It might seem odd to suggest that we think in terms of control rather than eradication, but in order to select against resistance, we actually have to encourage the presence of anthelmintic-sensitive worms in the population so they don’t become outnumbered by the resistant worms. Therefore, the most successful parasite control strategies are those based on performing routine fecal egg counts to identify horses who need treatment vs. those who don’t (see “Examining the Evidence” in the June 2004 issue, www.TheHorse.com/ViewArticle.aspx?id=5193, for instructions on how to perform and interpret a FEC). A deworming program based on treating only the horses who need it will result in better parasite control overall and be accomplished with far fewer treatments than most farms now give.

The Rotation Question

The practice of rotation (using a different class of deworming drug each time you treat your horse) is also an idea whose time has come and gone. It does not appear to significantly slow the progression of resistance, and it can actually mask the clinical effects of using an ineffective drug along with an effective one. As a result, horse owners, stable managers, and veterinarians are almost always unaware of the drug resistance problem.

Some parasitologists recommend “slow” rotation as an alternative to traditional rotation. In other words, use a single anthelmintic for an entire year, then a different drug the following year. This approach has its pluses, although because not all dewormers are broad-spectrum, some might fail to control other important parasites such as bots or tapeworms. Given this, and the current high prevalence of resistance in cyathostomes (small strongyles), this approach can no longer be recommended.

Anthelmintic drugs must be selected based on a number of considerations, taking into account efficacy against a variety of different parasites as well as time of year.
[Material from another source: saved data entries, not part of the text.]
template <typename T> struct Mma;
template <> struct Mma<bf16_t> {
  typedef bf16x8 Frag;
  __device__ static __forceinline__ f32x4 mma(Frag a, Frag b, f32x4 c) {
    return __builtin_amdgcn_mfma_f32_16x16x32_bf16(a, b, c, 0, 0, 0);
  }
};
template <> struct Mma<f16_t> {
  typedef f16x8 Frag;
  __device__ static __forceinline__ f32x4 mma(Frag a, Frag b, f32x4 c) {
    return __builtin_amdgcn_mfma_f32_16x16x32_f16(a, b, c, 0, 0, 0);
  }
};
template <> struct Mma<float> {
  typedef f32x4 Frag;
  __device__ static __forceinline__ f32x4 mma(Frag a, Frag b, f32x4 c) {
    c = __builtin_amdgcn_mfma_f32_16x16x4f32(a[0], b[0], c, 0, 0, 0);
    c = __builtin_amdgcn_mfma_f32_16x16x4f32(a[1], b[1], c, 0, 0, 0);
// ... 195 lines not shown
#pragma unroll
  for (int i = 1; i < WTM; ++i) rb_same = rb_same && rbo[i] == rbo[0];
  const bool has_ln = LN && p.ln_stats != nullptr;
  auto pass1_fast = [&](auto ln_c, auto rb_c) __attribute__((always_inline)) {
    constexpr bool HAS_LN = decltype(ln_c)::value, HAS_RB = decltype(rb_c)::value;
    f32x2 rs2[WTM], nm2[WTM];
#pragma unroll
    for (int i = 0; i < WTM; ++i) { rs2[i] = (f32x2){rs[i], rs[i]}; nm2[i] = (f32x2){-rs[i] * mu[i], -rs[i] * mu[i]}; }
    const float* rb0 = HAS_RB ? rbc + rbo[0] : colc;
    f32x4 b4n = *reinterpret_cast<const f32x4*>(colc + nl_w0 + g * 4), s4n = (f32x4){0.f, 0.f, 0.f, 0.f}, r4n = (f32x4){0.f, 0.f, 0.f, 0.f};
    if (HAS_LN) s4n = *reinterpret_cast<const f32x4*>(colc + BN + nl_w0 + g * 4);
    if (HAS_RB) r4n = *reinterpret_cast<const f32x4*>(rb0 + nl_w0 + g * 4);
#pragma unroll
    for (int j = 0; j < WTN; ++j) {
      const int nl = nl_w0 + j * 16 + g * 4;
      f32x4 b4 = b4n;
      const f32x4 s4 = s4n;
      if (HAS_RB) { b4[0] += r4n[0]; b4[1] += r4n[1]; b4[2] += r4n[2]; b4[3] += r4n[3]; }
      __builtin_amdgcn_sched_barrier(0);
      if (j + 1 < WTN) {
        b4n = *reinterpret_cast<const f32x4*>(colc + nl + 16);
        if (HAS_LN) s4n = *reinterpret_cast<const f32x4*>(colc + BN + nl + 16);
        if (HAS_RB) r4n = *reinterpret_cast<const f32x4*>(rb0 + nl + 16);
      }
      const f32x2 b01 = {b4[0], b4[1]}, b23 = {b4[2], b4[3]}, s01 = {s4[0], s4[1]}, s23 = {s4[2], s4[3]};
#pragma unroll
      for (int i = 0; i < WTM; ++i) {
        f32x2 v01 = {acc[i][j][0], acc[i][j][1]}, v23 = {acc[i][j][2], acc[i][j][3]};
        if (HAS_LN) {
          v01 = __builtin_elementwise_fma(v01, rs2[i], __builtin_elementwise_fma(nm2[i], s01, b01));
          v23 = __builtin_elementwise_fma(v23, rs2[i], __builtin_elementwise_fma(nm2[i], s23, b23));
        } else {
          v01 = v01 + b01; v23 = v23 + b23;
        }
        unsigned lo = Pair16<T>::pack(v01[0], v01[1]), hi = Pair16<T>::pack(v23[0], v23[1]);
        asm volatile("" : "+v"(lo), "+v"(hi));
        pk[i][j] = (u32x2){lo, hi};
      }
      __builtin_amdgcn_sched_barrier(0);
    }
  };
  if (p.out_scale == 1.0f && (rbc == nullptr || rb_same) && p.fast1) {
    if (has_ln) { if (rbc != nullptr) pass1_fast(std::true_type{}, std::true_type{}); else pass1_fast(std::true_type{}, std::false_type{}); }
    else { if (rbc != nullptr) pass1_fast(std::false_type{}, std::true_type{}); else pass1_fast(std::false_type{}, std::false_type{}); }
  } else {
  f32x4 b4n = *reinterpret_cast<const f32x4*>(colc + nl_w0 + g * 4), s4n = (f32x4){0.f, 0.f, 0.f, 0.f};
  if (LN && p.ln_stats) s4n = *reinterpret_cast<const f32x4*>(colc + BN + nl_w0 + g * 4);
#pragma unroll
  for (int j = 0; j < WTN; ++j) {
    const int nl = nl_w0 + j * 16 + g * 4;
    const f32x4 b4 = b4n, s4 = s4n;
    __builtin_amdgcn_sched_barrier(0);
    if (j + 1 < WTN) {
      b4n = *reinterpret_cast<const f32x4*>(colc + nl + 16);
      if (LN && p.ln_stats) s4n = *reinterpret_cast<const f32x4*>(colc + BN + nl + 16);
    }
#pragma unroll
    for (int i = 0; i < WTM; ++i) {
      f32x4 v = acc[i][j];
      if (LN && p.ln_stats) {
#pragma unroll
        for (int r = 0; r < 4; ++r) v[r] = rs[i] * (v[r] - mu[i] * s4[r]);
      }
#pragma unroll
      for (int r = 0; r < 4; ++r) v[r] += b4[r];
      if (rbc != nullptr) {
        const f32x4 r4 = *reinterpret_cast<const f32x4*>(rbc + rbo[i] + nl);
#pragma unroll
        for (int r = 0; r < 4; ++r) v[r] += r4[r];
      }
      unsigned lo = Pair16<T>::pack(v[0] * p.out_scale, v[1] * p.out_scale), hi = Pair16<T>::pack(v[2] * p.out_scale, v[3] * p.out_scale);
      asm volatile("" : "+v"(lo), "+v"(hi));
      pk[i][j] = (u32x2){lo, hi};
    }
    __builtin_amdgcn_sched_barrier(0);
  }
  }
  FYC_STAMP_E(p, wave, lane, ecnt);
  const int lrow = lane / CPR, lch = lane - lrow * CPR;
  const bool lact = lrow < RPP;
  const int n_lane = n_w0 + lch * 8;
  const int first_sample = do_cs ? (tile_m * BM) / p.cs_rows : 0;
  const bool one_slot = p.cs_slots == 1;
  float cs8[8], cq8[8];
#pragma unroll
  for (int e = 0; e < 8; ++e) cs8[e] = cq8[e] = 0.f;
  int cur_slot = one_slot ? 0 : -1;
  auto flush_tree = [&](int slot) __attribute__((always_inline)) {
    float* red = reinterpret_cast<float*>(stg);
    float* own = cacc + (wm + slot) * (BN * 2);
    constexpr int NCOL = CPR * 8, ROWS_LIVE = RPP < 16 ? RPP : 16;
#pragma unroll
    for (int ph = 0; ph < 2; ++ph) {
      if (lact) {
        const float* src = ph ? cq8 : cs8;
        *reinterpret_cast<f32x4*>(red + lane * 8) = (f32x4){src[0], src[1], src[2], src[3]};
        *reinterpret_cast<f32x4*>(red + lane * 8 + 4) = (f32x4){src[4], src[5], src[6], src[7]};
      }
      asm volatile("s_waitcnt lgkmcnt(0)" ::: "memory");
#pragma unroll 1
      for (int c = lane; c < NCOL; c += 64) {
        float t = 0.f;
#pragma unroll
        for (int r = 0; r < ROWS_LIVE; ++r) t += red[r * NCOL + c];
        own[(nl_w0 + c) * 2 + ph] = t;
      }
      asm volatile("s_waitcnt lgkmcnt(0)" ::: "memory");
    }
#pragma unroll
    for (int e = 0; e < 8; ++e) cs8[e] = cq8[e] = 0.f;
  };
#pragma unroll
  for (int i = 0; i < WTM; ++i) {
    if (do_cs && !one_slot) {
      const int slot = (tile_m * BM + (wm * WTM + i) * 16) / p.cs_rows - first_sample;
      if (slot != cur_slot) { if (cur_slot >= 0) flush_tree(cur_slot); cur_slot = slot; }
    }
#pragma unroll
    for (int j = 0; j < WTN; ++j) *reinterpret_cast<u32x2*>(stg + r16 * PITCH + j * 32 + g * 8) = pk[i][j];
    asm volatile("s_waitcnt lgkmcnt(0)" ::: "memory");
#pragma unroll
    for (int q = 0; q < NQ; ++q) {
      u32x4 v4q;
      {
        const int rowc = (q * RPP + lrow) < 15 ? (q * RPP + lrow) : 15;
        v4q = *reinterpret_cast<const u32x4*>(stg + rowc * PITCH + lch * 16);
      }
      asm volatile("s_waitcnt lgkmcnt(0)" ::: "memory");
      const int row = q * RPP + lrow;
      const int m = tile_m * BM + (wm * WTM + i) * 16 + row;
      float rsum = 0.f, rsq = 0.f;
      const bool live = lact && row < 16 && m < p.M && n_lane < p.N;
      if (live) {
        const u32x4 v4 = v4q;
        *reinterpret_cast<u32x4*>(O + (long long)m * p.ldo + n_lane) = v4;
        if (do_cs || do_rp) {
#pragma unroll
          for (int e = 0; e < 4; ++e) {
            const float x0 = Pair16<T>::lo(v4[e]), x1 = Pair16<T>::hi(v4[e]);
            if (do_cs) {
              cs8[2 * e] += x0; cq8[2 * e] = __builtin_fmaf(x0, x0, cq8[2 * e]);
              cs8[2 * e + 1] += x1; cq8[2 * e + 1] = __builtin_fmaf(x1, x1, cq8[2 * e + 1]);
            }
            if (do_rp) { rsum += x0 + x1; rsq = __builtin_fmaf(x0, x0, __builtin_fmaf(x1, x1, rsq)); }
          }
        }
      }
      if (do_rp && live) {
        float* dst = racc + ((wm * WTM + i) * 16 + row) * 2;
        lds_add(dst, rsum); lds_add(dst + 1, rsq);
      }
    }
    asm volatile("s_waitcnt lgkmcnt(0)" ::: "memory");
  }
  FYC_STAMP_E(p, wave, lane, ecnt);
  if (do_cs) flush_tree(cur_slot);
  if (do_cs || do_rp) stats_flush<BM, BN, WGM, WGM * WGN * 64>(p, cacc, tile_m, tile_n, wave * 64 + lane);
}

In other words, there’s no easy answer.

Common Sense Strategies

Small Strongyles

Many farms routinely shove a tube of dewormer in the mouth of each new horse who arrives. But this practice might actually accelerate the spread of resistance. How?

If a treated horse is infected with worms resistant to that drug, he will shed resistant eggs for several weeks following treatment. Furthermore, unless he is treated with a drug that kills the mucosal larval stages encysted in the intestinal wall (which are often much more numerous than the adult worms in the lumen of the gut), over the following weeks the mucosal larval worms will emerge from the intestinal wall and mature into adults, so a new round of egg shedding will occur. All of these eggs will come from the population of worms carried by the horse to its new location, so any drug-resistant worms infecting that horse will rapidly contaminate the new environment with drug-resistant infective larvae.

For these reasons, if a farm does not have resistance to benzimidazoles or pyrantel, long-term additions should be treated upon arrival with a larvicidal drug such as moxidectin to remove as much of the total worm burden as possible. Depending on the circumstances, a second treatment with moxidectin 12 weeks later might be desirable. Fenbendazole at a double dose for five days also has demonstrated excellent efficacy against small strongyle mucosal larvae, but the efficacy of this regimen against benzimidazole-resistant small strongyles has not been established. Given the extremely high levels of fenbendazole resistance known to exist, and results of recent studies suggesting that the effectiveness of this treatment might be only moderate to poor, this treatment regimen cannot be recommended for preventing the introduction of resistant worms.

Short-term additions to your farm (those staying less than six weeks) can be treated with one dose of ivermectin, since the egg reappearance period following ivermectin treatment is six to eight weeks and ivermectin continues to demonstrate virtually 100% efficacy against small strongyles in the gut lumen. However, if you know your farm already has resistance to benzimidazoles and pyrantel, at the present time there’s no need for concern about treating upon arrival to prevent introduction of resistant worms. In that case, any treatments given would be based on other worm control considerations.

Parascaris equorum (roundworms)

This parasite is only a concern in foals because horses become immune to roundworms as they reach about 18 months of age. No studies have been performed to investigate the prevalence of resistance in this worm, although researchers do suspect resistance to ivermectin and moxidectin, based on two published and several unpublished reports showing poor FECRT. If these reports of suspected ivermectin and moxidectin resistance are confirmed (which is probable), it is likely that macrocyclic lactone-resistant P. equorum are widespread. To prevent introduction of these worms, it would be advisable to treat new or visiting foals with the five-day double-dose fenbendazole regimen, since this treatment will kill both the adult and immature tissue-migrating stages of this worm.

In Conclusion

The importance of small strongyles continues to increase, because extensive reliance on drug treatment for control has led to the development of resistance to all classes of available dewormers except the macrocyclic lactones, and no new dewormers are in advanced stages of development.

It seems extremely unlikely that any new equine dewormers with novel modes of action will be developed and marketed in the foreseeable future. We also don’t know how close we are to having parasite resistance to the macrocyclic lactones, but such resistance seems inevitable. If resistance does appear to ivermectin, it will cause major problems for small strongyle control in horses.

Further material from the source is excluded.